* **TASK DIRECTIONS**: How many lines below hold "part"? Answer with only the number.

* **DATA PROVIDED**:
--------------------------------

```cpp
enum : unsigned {
    V_F32 = 1,
    V_CONV = 2,
    V_DMA = 4,
    V_DMA_PLAIN = 8,
    V_RING = 16,
    V_BF16 = 32,
    V_TAIL = 64,
};
struct Tile {
    int wm, wn, tm, tn;
    int pd, bk, ring;
    unsigned var;
    constexpr bool has(unsigned v) const { return (var & v) == v; }
    constexpr int waves() const { return wm * wn; }
    constexpr TileRes res(int apro = 0) const { return tile_res(wm, wn, tm, tn, apro, false, bk, ring); }
};
static constexpr Tile kCfgs[] = {
    {2, 2, 4, 4, 1, 32, 0, V_F32 | V_DMA | V_DMA_PLAIN},
    {2, 2, 4, 2, 2, 32, 0, V_F32},
    {2, 2, 2, 2, 2, 32, 0, V_F32 | V_CONV | V_TAIL},
    {2, 2, 2, 1, 2, 32, 0, V_F32},
    {2, 2, 1, 2, 2, 32, 0, V_F32},
    {2, 2, 1, 1, 2, 32, 0, V_F32 | V_CONV},
    {1, 4, 1, 1, 2, 32, 0, V_F32},
    {1, 4, 1, 2, 2, 32, 0, V_F32},
    {1, 4, 2, 2, 2, 32, 0, V_F32},
    {4, 2, 2, 4, 1, 32, 0, V_F32 | V_CONV | V_TAIL},
    {2, 4, 4, 2, 1, 32, 0, V_F32 | V_CONV | V_DMA | V_BF16},
    {4, 1, 2, 2, 2, 32, 0, V_F32},
    {4, 1, 2, 4, 2, 32, 0, V_F32},
    {4, 1, 1, 4, 2, 32, 0, V_F32},
    {4, 2, 2, 2, 2, 32, 0, V_F32 | V_CONV | V_TAIL},
    {8, 1, 2, 2, 2, 32, 0, V_F32},
    {8, 1, 2, 4, 1, 32, 0, V_F32},
    {8, 1, 1, 4, 2, 32, 0, V_F32},
    {2, 2, 2, 2, 1, 32, 0, V_F32 | V_CONV | V_DMA | V_BF16 | V_TAIL},
    {2, 2, 1, 1, 1, 32, 0, V_F32 | V_CONV | V_DMA | V_BF16},
    {4, 1, 2, 4, 1, 32, 0, V_F32},
    {4, 1, 1, 2, 2, 32, 0, V_F32},
    {2, 2, 1, 4, 2, 32, 0, V_F32},
    {1, 4, 2, 1, 2, 32, 0, V_F32},
    {2, 2, 1, 1, 2, 64, 0, V_F32},
    {2, 2, 1, 1, 1, 64, 0, V_F32},
    {2, 2, 2, 2, 1, 64, 0, V_F32},
    {4, 1, 2, 2, 1, 64, 0, V_F32},
    {2, 2, 1, 2, 1, 64, 0, V_F32},
    {4, 2, 2, 2, 1, 64, 0, V_F32},
    {2, 2, 1, 1, 1, 32, 3, V_RING | V_BF16},
    {2, 2, 1, 1, 1, 32, 4, V_RING | V_BF16},
    {2, 2, 1, 2, 1, 32, 3, V_RING | V_BF16},
    {2, 2, 2, 1, 1, 32, 3, V_RING | V_BF16},
    {2, 2, 2, 2, 1, 32, 3, V_RING | V_BF16},
    {2, 2, 1, 2, 1, 32, 4, V_RING | V_BF16},
    {4, 2, 4, 4, 1, 32, 3, V_BF16},
    {2, 4, 8, 4, 1, 32, 2, V_BF16},
};
static constexpr int kNumCfgs = sizeof(kCfgs) / sizeof(kCfgs[0]);
using TileIds = std::make_integer_sequence<int, kNumCfgs>;
int gemm_num_tile_configs() { return kNumCfgs; }
static bool cfg_has(int cfg, unsigned v) { return cfg >= 0 && cfg < kNumCfgs && kCfgs[cfg].has(v); }
static std::string ids_with(unsigned v) {
    std::string s;
    for (int i = 0; i < kNumCfgs; ++i) {
        if (!kCfgs[i].has(v)) continue;
        int j = i;
        while (cfg_has(j + 1, v)) ++j;
        s += (s.empty() ? "" : ", ") + std::to_string(i);
        if (j > i) s += (j > i + 1 ? ".." : ", ") + std::to_string(j);
        i = j;
    }
    return s;
}

static std::atomic<int> g_gemm_raster_gm{8};
extern "C" int paella_test_gemm_raster(int gm) { g_gemm_raster_gm = gm; return PAELLA_OK; }
static std::atomic<int> g_gemm_dma{1};
extern "C" int paella_test_gemm_dma(int on) { g_gemm_dma = on != 0; return PAELLA_OK; }

static int epi_class(const GemmArgs& g, bool stores = true) {
    const Epilogue& e = g.ep;
    if (e.alpha != 1.0f || (stores && (e.store_mode != STORE_PLAIN || e.remap_in > 0 || e.c16 || !g.C))) return EPI_RUNTIME;
    return (e.bias ? EPI_BIAS : 0) | (e.act == ACT_GELU ? EPI_GELU : 0) | (e.residual ? EPI_RESID : 0) | (e.ts ? EPI_TS : 0) |
           (e.rowstat_out ? EPI_ROWSTAT : 0) | (e.sumsq_out ? EPI_SUMSQ : 0) | (e.grn_gx_out ? EPI_GRNFIN : 0);
}
static std::atomic<int> g_gemm_epi_spec{1};
extern "C" int paella_test_gemm_epi_specialise(int on) { g_gemm_epi_spec = on != 0; return PAELLA_OK; }
static thread_local int g_last_epi = EPI_RUNTIME;
static thread_local int g_last_cfg = -1;
static thread_local long long g_last_G = 0, g_last_T = 0, g_last_bf = 0;
// ... 632 lines not shown
```

Measured before the change: 45.66 images/sec.

## Prefetch LayerNorm row stats ahead of ring fetch and split reduction across warps

Result: faster. 46.18 images/sec (median of 6 runs) (+1.1%).

```diff
diff --git a/paella_amd/csrc/gemm.hip b/paella_amd/csrc/gemm.hip
--- a/paella_amd/csrc/gemm.hip
+++ b/paella_amd/csrc/gemm.hip
@@ -253,6 +253,25 @@
     bool ln_any = false;
     int ln_row0 = 0;
     const int ln_tile0 = ltile;
+    constexpr bool LN_AHEAD = APRO == 2 && RING > 0 && NW == 4 && WN == 2 && !BF;
+    constexpr int LN_NP = TM == 1 ? 5 : 2;
+    f32x4 ln_pre[LN_AHEAD ? TM : 1][LN_AHEAD ? LN_NP : 1];
+    auto ln_issue = [&]() __attribute__((always_inline)) {
+        if constexpr (LN_AHEAD) {
+            if (!g.ln_row) {
+                int ln_tm, ln_tn;
+                sk_tile_coords<(BM >= 64)>(p, ln_tile0, ln_tm, ln_tn);
+                const int nch = g.ln_nblk >> 1;
+#pragma unroll
+                for (int i = 0; i < TM; ++i) {
+                    const int gmc = min(ln_tm * BM + (wm * TM + i) * 16 + r16, g.M - 1);
+                    const f32x4* stp = reinterpret_cast<const f32x4*>(g.ln_stats + (size_t)gmc * g.ln_nblk * 2);
+#pragma unroll
+                    for (int c = 0; c < LN_NP; ++c) ln_pre[i][c] = stp[min(kq + 4 * wn + 8 * c, nch - 1)];
+                }
+            }
+        }
+    };
     auto ln_row_stats = [&]() __attribute__((always_inline)) {
         if constexpr (APRO == 2) {
             int ln_tm, ln_tn;
@@ -281,6 +300,50 @@
                 return;
             }
             const int nch = g.ln_nblk >> 1;
+            if constexpr (LN_AHEAD) {
+                RowStatAcc part[TM];
+                double* const xch = reinterpret_cast<double*>(smem + (RING - 1) * STAGE_FLOATS);
+#pragma unroll
+                for (int i = 0; i < TM; ++i) {
+                    RowStatAcc acc;
+#pragma unroll
+                    for (int c = 0; c < LN_NP; ++c) {
+                        const bool in = kq + 4 * wn + 8 * c < nch;
+                        const f32x4 v = ln_pre[i][c];
+                        acc.add(in ? v[0] : 0.f, in ? v[1] : 0.f); acc.add(in ? v[2] : 0.f, in ? v[3] : 0.f);
+                    }
+                    if (kq + 4 * wn + 8 * LN_NP < nch) {
+                        const int gmc = min(ln_tm * BM + (wm * TM + i) * 16 + r16, g.M - 1);
+                        const f32x4* stp = reinterpret_cast<const f32x4*>(g.ln_stats + (size_t)gmc * g.ln_nblk * 2);
+                        for (int j = kq + 4 * wn + 8 * LN_NP; j < nch; j += 8) {
+                            const f32x4 v = stp[j];
+                            acc.add(v[0], v[1]); acc.add(v[2], v[3]);
+                        }
+                    }
+                    acc.S += __shfl_xor(acc.S, 16, 64); acc.Q += __shfl_xor(acc.Q, 16, 64); acc.M += __shfl_xor(acc.M, 16, 64);
+                    acc.S += __shfl_xor(acc.S, 32, 64); acc.Q += __shfl_xor(acc.Q, 32, 64); acc.M += __shfl_xor(acc.M, 32, 64);
+                    if (kq == 0) {
+                        double* dst = xch + (wn * BM + (wm * TM + i) * 16 + r16) * 3;
+                        dst[0] = acc.S; dst[1] = acc.Q; dst[2] = acc.M;
+                    }
+                    part[i] = acc;
+                }
+                asm volatile("s_waitcnt lgkmcnt(0)" ::: "memory");
+                __builtin_amdgcn_s_barrier();
+                asm volatile("" ::: "memory");
+#pragma unroll
+                for (int i = 0; i < TM; ++i) {
+                    const double* src = xch + ((wn ^ 1) * BM + (wm * TM + i) * 16 + r16) * 3;
+                    RowStatAcc acc = part[i];
+                    acc.S += src[0]; acc.Q += src[1]; acc.M += src[2];
+                    acc.finish(g.K, g.ln_eps, fr_mu[i], fr_rs[i]);
+                    fr_mu_lo[i] = (float)(acc.S / (double)g.K - (double)fr_mu[i]);
+                    ln_dir[i] = __builtin_amdgcn_ballot_w64(fabsf(fr_mu[i]) * fr_rs[i] > g.ln_fold_ratio) != 0;
+                    ln_any = ln_any || ln_dir[i];
+                }
+                if (g.ln_guard_count && ln_any && lane_k == 0) atomicAdd(g.ln_guard_count, 1u);
+                return;
+            }
 #pragma unroll
             for (int i = 0; i < TM; ++i) {
                 const int gmc = min(ln_tm * BM + (wm * TM + i) * 16 + r16, g.M - 1);
@@ -1071,6 +1134,7 @@
             }
             return;
         }
+        ln_issue();
 #pragma unroll
         for (int j = 0; j < RING - 1; ++j) fetch_ring(j);
         if constexpr (!BIG) ln_row_stats();
```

--------------------------------

* **TASK RESULT**: 3